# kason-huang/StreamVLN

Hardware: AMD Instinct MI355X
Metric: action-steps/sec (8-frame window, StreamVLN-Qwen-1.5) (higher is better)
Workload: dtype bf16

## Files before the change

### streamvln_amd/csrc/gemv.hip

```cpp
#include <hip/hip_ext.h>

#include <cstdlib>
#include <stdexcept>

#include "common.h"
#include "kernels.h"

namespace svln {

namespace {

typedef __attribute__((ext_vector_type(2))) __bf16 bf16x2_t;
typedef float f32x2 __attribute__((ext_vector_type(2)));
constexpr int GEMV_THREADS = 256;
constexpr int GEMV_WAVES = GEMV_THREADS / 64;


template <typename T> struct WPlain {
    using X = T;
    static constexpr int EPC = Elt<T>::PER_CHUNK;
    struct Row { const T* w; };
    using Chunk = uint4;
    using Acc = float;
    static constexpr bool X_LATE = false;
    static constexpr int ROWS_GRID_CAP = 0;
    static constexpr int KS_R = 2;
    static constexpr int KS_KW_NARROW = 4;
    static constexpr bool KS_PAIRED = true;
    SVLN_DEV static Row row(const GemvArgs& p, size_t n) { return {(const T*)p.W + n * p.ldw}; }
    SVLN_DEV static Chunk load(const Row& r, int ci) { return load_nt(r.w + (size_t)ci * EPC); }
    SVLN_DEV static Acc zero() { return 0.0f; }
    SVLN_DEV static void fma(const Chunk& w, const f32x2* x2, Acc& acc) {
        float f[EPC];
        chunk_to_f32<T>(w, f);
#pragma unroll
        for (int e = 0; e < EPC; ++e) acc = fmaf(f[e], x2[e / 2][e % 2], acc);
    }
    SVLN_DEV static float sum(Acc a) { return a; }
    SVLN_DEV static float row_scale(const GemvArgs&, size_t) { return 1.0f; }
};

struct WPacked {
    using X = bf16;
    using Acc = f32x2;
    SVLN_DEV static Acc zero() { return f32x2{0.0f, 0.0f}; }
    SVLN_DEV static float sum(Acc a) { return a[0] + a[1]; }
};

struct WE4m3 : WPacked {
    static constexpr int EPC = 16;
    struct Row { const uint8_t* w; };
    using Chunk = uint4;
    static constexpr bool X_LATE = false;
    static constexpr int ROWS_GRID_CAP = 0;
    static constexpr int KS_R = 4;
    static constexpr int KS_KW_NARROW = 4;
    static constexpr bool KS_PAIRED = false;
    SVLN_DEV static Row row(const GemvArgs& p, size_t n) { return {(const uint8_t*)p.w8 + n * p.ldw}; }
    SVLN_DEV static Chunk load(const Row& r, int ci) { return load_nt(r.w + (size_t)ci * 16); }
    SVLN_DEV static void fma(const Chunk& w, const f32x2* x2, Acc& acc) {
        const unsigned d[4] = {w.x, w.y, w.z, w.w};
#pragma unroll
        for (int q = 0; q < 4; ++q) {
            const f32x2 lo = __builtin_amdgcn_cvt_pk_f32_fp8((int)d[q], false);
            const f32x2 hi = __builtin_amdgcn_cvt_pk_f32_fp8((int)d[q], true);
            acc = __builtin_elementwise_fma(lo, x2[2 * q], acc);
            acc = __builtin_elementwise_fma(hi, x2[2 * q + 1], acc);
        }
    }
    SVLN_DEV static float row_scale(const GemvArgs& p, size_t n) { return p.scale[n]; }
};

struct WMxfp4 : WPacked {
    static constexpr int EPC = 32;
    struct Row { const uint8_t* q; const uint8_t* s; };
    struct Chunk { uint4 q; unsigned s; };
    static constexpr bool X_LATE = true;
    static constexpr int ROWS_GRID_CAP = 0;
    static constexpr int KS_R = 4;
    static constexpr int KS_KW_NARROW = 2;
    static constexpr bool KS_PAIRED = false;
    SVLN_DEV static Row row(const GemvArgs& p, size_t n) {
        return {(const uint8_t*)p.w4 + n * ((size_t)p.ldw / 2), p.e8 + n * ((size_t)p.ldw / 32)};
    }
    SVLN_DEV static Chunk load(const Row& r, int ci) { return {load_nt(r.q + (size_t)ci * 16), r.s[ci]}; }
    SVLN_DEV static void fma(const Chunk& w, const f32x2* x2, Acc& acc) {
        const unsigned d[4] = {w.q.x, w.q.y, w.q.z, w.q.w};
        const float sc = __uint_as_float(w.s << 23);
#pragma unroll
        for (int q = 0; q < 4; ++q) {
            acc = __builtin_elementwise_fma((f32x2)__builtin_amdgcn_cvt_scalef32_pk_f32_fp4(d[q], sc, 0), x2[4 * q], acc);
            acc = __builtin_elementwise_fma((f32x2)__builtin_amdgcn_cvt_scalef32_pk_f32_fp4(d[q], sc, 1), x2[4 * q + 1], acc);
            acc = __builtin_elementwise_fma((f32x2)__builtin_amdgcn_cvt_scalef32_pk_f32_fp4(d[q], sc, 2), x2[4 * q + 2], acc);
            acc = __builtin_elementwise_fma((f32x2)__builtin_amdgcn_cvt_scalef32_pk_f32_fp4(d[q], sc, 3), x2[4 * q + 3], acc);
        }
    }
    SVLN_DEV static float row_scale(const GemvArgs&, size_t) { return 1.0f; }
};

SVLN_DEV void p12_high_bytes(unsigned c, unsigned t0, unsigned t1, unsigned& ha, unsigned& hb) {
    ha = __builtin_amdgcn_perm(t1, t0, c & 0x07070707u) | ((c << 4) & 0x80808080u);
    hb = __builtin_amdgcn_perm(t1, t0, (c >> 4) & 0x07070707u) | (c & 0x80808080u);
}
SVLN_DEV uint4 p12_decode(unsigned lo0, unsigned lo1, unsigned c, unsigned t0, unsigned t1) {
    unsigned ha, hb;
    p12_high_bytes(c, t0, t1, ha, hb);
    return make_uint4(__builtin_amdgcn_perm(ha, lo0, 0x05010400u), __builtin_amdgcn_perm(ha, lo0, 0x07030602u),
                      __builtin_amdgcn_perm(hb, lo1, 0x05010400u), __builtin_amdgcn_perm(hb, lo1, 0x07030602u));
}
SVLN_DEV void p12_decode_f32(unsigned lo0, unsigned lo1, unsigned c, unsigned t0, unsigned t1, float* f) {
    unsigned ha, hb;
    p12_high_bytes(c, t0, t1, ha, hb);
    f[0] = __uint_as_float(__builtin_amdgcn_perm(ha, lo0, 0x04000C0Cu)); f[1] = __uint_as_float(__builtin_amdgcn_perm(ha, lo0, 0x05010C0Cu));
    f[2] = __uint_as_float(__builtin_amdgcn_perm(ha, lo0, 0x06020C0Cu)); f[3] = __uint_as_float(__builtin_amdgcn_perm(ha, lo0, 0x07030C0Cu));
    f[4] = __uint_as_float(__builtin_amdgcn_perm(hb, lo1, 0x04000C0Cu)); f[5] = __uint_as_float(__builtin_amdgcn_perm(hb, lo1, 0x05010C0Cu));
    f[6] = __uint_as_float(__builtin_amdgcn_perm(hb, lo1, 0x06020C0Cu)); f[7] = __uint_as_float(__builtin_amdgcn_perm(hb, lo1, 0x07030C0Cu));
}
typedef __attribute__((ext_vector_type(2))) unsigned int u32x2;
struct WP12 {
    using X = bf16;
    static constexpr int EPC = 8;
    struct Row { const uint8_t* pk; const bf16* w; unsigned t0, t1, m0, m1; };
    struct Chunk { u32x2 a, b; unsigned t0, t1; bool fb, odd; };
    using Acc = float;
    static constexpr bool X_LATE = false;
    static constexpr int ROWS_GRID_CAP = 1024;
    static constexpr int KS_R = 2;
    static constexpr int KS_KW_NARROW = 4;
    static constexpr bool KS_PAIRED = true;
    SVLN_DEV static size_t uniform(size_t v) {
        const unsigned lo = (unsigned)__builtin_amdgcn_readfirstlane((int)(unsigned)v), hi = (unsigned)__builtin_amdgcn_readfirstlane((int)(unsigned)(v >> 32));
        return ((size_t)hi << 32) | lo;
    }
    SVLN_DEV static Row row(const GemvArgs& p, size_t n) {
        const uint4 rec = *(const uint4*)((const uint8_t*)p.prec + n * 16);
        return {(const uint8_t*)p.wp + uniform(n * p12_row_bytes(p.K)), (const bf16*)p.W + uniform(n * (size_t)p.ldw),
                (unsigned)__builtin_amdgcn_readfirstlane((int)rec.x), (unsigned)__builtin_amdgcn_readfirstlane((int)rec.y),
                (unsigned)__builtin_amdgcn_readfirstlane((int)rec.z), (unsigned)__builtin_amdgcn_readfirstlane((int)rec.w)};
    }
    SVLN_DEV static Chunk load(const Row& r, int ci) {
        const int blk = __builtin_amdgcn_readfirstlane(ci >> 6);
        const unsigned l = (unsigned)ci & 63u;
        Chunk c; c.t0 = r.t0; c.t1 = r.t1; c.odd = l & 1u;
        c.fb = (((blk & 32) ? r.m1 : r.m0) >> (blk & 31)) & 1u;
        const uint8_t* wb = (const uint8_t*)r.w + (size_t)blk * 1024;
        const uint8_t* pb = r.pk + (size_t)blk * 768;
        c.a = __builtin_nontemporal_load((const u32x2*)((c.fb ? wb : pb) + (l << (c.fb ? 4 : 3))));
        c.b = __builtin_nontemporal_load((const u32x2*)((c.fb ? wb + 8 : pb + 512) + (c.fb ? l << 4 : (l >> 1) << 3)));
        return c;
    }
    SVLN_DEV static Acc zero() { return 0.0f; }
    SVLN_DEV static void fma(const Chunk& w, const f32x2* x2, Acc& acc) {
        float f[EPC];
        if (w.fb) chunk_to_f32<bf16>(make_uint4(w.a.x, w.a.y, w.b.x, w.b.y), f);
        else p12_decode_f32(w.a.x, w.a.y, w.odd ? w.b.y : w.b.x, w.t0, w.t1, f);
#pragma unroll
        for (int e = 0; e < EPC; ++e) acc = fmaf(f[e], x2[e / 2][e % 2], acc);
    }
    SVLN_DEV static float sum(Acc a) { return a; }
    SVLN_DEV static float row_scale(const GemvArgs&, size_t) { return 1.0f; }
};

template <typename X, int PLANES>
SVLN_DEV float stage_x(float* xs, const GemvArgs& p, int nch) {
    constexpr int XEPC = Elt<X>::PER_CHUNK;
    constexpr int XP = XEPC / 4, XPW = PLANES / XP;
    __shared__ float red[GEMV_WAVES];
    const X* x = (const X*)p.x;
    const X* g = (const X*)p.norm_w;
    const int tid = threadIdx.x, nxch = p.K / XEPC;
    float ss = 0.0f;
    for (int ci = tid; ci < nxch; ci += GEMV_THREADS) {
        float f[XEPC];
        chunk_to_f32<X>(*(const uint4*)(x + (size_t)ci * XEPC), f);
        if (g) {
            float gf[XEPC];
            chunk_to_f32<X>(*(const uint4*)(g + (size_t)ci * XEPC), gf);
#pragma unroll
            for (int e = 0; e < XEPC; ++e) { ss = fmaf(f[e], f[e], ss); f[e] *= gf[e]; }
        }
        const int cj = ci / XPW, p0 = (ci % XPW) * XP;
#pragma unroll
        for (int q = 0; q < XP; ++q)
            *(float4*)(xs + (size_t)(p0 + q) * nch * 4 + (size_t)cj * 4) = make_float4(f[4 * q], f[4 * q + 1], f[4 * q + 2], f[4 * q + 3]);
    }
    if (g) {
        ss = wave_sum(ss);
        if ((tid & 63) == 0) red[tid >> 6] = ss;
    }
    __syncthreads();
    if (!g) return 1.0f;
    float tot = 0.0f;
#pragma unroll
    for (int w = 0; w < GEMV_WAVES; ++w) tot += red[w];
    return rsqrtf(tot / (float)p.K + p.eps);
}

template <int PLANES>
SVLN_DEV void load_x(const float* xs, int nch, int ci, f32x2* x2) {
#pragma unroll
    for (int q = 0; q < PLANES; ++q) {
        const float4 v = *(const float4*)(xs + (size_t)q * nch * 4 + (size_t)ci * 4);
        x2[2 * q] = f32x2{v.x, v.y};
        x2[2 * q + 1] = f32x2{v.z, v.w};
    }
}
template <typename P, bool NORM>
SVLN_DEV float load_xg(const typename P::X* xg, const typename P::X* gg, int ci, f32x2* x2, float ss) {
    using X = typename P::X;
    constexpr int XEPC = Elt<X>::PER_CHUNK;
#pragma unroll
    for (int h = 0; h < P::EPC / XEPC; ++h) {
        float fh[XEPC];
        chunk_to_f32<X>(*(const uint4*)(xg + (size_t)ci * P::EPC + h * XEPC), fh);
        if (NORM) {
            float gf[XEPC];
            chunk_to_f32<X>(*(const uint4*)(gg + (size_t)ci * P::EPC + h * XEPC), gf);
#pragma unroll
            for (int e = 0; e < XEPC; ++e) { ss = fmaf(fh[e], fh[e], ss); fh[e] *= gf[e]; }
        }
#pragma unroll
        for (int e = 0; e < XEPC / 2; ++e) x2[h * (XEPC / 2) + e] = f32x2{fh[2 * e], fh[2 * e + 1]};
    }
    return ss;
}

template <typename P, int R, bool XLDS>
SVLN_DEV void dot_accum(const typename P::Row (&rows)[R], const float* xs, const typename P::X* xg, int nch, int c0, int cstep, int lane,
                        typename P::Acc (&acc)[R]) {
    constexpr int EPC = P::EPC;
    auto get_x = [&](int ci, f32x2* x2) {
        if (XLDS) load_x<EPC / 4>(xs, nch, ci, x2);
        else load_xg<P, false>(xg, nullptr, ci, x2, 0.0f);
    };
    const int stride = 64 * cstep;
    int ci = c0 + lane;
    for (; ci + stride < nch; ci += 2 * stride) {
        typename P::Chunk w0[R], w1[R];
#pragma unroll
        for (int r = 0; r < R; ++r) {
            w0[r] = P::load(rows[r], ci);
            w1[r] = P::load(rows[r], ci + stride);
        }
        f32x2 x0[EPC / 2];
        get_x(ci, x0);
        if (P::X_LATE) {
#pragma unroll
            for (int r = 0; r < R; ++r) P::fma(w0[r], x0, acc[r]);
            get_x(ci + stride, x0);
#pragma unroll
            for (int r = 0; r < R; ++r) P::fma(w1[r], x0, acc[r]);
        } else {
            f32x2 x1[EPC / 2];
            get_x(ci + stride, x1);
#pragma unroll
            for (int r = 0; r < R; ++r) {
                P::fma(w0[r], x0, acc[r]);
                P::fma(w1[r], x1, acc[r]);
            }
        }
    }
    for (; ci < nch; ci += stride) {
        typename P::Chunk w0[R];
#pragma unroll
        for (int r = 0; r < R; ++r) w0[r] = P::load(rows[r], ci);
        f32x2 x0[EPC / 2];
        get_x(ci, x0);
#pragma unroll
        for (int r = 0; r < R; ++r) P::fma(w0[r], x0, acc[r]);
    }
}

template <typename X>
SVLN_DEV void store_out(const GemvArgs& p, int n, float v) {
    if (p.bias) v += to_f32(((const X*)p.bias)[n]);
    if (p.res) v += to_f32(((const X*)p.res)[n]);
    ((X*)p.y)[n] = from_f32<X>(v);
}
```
--
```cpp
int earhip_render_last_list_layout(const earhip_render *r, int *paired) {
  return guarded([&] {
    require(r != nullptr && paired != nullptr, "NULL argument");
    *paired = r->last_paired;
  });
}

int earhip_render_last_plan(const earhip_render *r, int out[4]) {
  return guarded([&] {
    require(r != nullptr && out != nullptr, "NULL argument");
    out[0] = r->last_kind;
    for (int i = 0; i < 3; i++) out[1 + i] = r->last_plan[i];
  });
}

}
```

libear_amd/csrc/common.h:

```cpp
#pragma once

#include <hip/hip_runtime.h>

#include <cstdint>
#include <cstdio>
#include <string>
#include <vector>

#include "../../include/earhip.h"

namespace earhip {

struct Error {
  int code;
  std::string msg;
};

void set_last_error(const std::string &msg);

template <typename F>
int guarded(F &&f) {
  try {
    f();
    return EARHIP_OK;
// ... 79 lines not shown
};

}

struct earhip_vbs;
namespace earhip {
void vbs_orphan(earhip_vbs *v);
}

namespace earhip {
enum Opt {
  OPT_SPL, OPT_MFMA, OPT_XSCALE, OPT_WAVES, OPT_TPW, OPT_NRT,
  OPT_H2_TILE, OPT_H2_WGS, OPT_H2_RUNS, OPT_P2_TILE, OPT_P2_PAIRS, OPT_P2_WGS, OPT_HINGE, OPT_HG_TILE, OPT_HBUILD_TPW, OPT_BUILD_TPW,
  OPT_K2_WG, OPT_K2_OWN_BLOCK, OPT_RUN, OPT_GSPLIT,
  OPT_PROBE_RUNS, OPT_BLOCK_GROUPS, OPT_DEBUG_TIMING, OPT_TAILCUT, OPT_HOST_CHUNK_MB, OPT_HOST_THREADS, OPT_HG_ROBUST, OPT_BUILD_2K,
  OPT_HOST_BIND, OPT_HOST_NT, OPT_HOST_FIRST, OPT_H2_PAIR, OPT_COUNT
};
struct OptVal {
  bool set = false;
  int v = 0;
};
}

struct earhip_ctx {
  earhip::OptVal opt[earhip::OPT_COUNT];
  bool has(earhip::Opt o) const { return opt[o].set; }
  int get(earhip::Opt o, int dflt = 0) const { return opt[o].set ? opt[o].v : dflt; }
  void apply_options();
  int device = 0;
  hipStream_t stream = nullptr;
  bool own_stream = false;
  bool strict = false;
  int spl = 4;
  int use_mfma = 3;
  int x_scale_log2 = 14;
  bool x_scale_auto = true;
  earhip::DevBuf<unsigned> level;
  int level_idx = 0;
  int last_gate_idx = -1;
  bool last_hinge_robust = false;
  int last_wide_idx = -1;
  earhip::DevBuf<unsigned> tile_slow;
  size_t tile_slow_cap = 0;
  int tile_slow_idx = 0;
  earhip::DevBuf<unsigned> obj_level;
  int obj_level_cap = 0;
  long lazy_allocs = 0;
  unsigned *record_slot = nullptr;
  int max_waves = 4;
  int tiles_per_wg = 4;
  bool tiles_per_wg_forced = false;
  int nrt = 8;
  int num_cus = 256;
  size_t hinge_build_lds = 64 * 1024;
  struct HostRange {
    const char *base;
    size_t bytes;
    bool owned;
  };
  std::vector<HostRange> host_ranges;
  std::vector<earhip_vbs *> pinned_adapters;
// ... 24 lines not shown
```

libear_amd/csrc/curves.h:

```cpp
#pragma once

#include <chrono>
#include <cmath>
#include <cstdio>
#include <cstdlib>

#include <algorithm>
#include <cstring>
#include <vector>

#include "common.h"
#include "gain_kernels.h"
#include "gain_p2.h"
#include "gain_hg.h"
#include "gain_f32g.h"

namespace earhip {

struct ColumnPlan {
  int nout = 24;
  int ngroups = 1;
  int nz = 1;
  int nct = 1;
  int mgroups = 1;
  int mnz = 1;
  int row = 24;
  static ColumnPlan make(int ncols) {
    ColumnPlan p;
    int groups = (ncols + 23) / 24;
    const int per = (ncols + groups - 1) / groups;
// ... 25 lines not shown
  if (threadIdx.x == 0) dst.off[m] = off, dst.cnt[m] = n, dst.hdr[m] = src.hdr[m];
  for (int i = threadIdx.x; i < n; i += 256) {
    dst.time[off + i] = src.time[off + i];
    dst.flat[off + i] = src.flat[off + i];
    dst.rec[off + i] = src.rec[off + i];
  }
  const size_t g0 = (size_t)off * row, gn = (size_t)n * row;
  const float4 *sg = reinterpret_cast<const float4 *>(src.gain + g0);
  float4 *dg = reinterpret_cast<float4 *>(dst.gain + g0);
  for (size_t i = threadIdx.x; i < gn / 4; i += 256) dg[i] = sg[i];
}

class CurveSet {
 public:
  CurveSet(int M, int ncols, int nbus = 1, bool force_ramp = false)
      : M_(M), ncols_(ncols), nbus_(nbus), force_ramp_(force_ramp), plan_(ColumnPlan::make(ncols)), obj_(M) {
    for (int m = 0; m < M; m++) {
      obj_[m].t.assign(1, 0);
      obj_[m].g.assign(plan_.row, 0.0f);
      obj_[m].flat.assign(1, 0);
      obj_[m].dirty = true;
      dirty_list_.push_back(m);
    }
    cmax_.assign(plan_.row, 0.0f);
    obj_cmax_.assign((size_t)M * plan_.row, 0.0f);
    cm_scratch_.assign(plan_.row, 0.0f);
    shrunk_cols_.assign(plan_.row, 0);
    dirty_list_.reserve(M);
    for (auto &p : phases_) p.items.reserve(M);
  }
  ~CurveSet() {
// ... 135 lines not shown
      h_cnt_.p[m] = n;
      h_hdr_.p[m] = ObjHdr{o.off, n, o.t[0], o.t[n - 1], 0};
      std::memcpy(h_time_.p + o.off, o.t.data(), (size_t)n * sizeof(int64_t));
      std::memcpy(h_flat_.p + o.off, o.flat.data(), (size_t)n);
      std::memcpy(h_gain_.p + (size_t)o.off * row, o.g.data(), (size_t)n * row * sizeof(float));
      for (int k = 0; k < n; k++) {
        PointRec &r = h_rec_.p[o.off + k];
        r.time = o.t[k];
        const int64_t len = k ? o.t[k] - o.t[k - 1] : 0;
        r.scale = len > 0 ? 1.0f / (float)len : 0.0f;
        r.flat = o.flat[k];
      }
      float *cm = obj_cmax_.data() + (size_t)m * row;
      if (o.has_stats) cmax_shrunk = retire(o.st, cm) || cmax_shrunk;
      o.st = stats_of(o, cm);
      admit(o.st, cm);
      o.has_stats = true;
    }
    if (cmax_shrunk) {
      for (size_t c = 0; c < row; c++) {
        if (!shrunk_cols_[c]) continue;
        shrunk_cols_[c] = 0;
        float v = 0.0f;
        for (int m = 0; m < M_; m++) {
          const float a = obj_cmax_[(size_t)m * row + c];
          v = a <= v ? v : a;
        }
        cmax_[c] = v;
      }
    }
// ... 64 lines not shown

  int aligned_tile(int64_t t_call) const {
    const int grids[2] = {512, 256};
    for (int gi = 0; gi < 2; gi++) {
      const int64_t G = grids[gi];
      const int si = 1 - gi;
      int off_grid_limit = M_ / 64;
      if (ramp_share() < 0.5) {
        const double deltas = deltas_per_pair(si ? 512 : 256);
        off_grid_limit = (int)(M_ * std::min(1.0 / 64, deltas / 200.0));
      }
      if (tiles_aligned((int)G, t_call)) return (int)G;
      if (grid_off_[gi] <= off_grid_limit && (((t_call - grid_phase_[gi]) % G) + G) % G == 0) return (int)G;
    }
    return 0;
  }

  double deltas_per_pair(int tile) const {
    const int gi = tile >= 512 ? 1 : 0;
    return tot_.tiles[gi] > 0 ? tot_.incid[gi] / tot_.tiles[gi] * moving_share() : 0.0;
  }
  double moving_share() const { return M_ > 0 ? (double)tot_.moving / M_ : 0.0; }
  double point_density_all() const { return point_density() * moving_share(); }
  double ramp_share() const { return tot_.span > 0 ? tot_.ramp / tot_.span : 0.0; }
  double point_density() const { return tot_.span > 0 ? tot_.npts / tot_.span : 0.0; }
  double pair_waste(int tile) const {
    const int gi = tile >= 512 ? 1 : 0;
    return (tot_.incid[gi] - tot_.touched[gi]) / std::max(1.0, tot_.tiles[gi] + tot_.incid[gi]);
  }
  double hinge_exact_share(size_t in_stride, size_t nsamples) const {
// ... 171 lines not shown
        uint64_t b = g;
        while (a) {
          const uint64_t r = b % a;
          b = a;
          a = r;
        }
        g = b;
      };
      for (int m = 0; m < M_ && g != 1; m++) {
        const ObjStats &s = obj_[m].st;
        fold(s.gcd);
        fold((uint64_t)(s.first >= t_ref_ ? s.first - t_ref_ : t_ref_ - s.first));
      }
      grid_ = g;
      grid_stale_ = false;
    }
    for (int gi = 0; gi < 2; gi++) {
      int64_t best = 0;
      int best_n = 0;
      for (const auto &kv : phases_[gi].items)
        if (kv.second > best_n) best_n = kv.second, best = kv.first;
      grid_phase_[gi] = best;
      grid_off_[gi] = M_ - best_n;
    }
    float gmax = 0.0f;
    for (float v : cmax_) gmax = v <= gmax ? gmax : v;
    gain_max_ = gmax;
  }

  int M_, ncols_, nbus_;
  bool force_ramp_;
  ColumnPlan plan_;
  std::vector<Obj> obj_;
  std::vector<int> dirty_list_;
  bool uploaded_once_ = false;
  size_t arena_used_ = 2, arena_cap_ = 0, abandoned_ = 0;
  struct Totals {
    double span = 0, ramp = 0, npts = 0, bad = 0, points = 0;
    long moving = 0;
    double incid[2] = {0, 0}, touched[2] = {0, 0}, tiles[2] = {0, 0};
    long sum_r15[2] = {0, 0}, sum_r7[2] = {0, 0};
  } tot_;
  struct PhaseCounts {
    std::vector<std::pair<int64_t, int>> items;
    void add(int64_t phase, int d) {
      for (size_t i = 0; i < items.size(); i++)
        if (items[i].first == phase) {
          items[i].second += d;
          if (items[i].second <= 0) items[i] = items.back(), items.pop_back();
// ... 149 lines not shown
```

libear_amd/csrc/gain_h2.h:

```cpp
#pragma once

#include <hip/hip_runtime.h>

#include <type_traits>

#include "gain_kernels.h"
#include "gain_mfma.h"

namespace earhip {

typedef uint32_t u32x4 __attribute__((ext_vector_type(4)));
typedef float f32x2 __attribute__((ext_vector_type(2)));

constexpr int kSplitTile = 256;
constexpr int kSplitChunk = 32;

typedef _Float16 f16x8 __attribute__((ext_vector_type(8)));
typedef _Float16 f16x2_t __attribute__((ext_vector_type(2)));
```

Task to carry out: Please find each line in the records above that holds the word "second", and copy it.

Answer for this exercise:
        if (kv.second > best_n) best_n = kv.second, best = kv.first;
          items[i].second += d;
          if (items[i].second <= 0) items[i] = items.back(), items.pop_back();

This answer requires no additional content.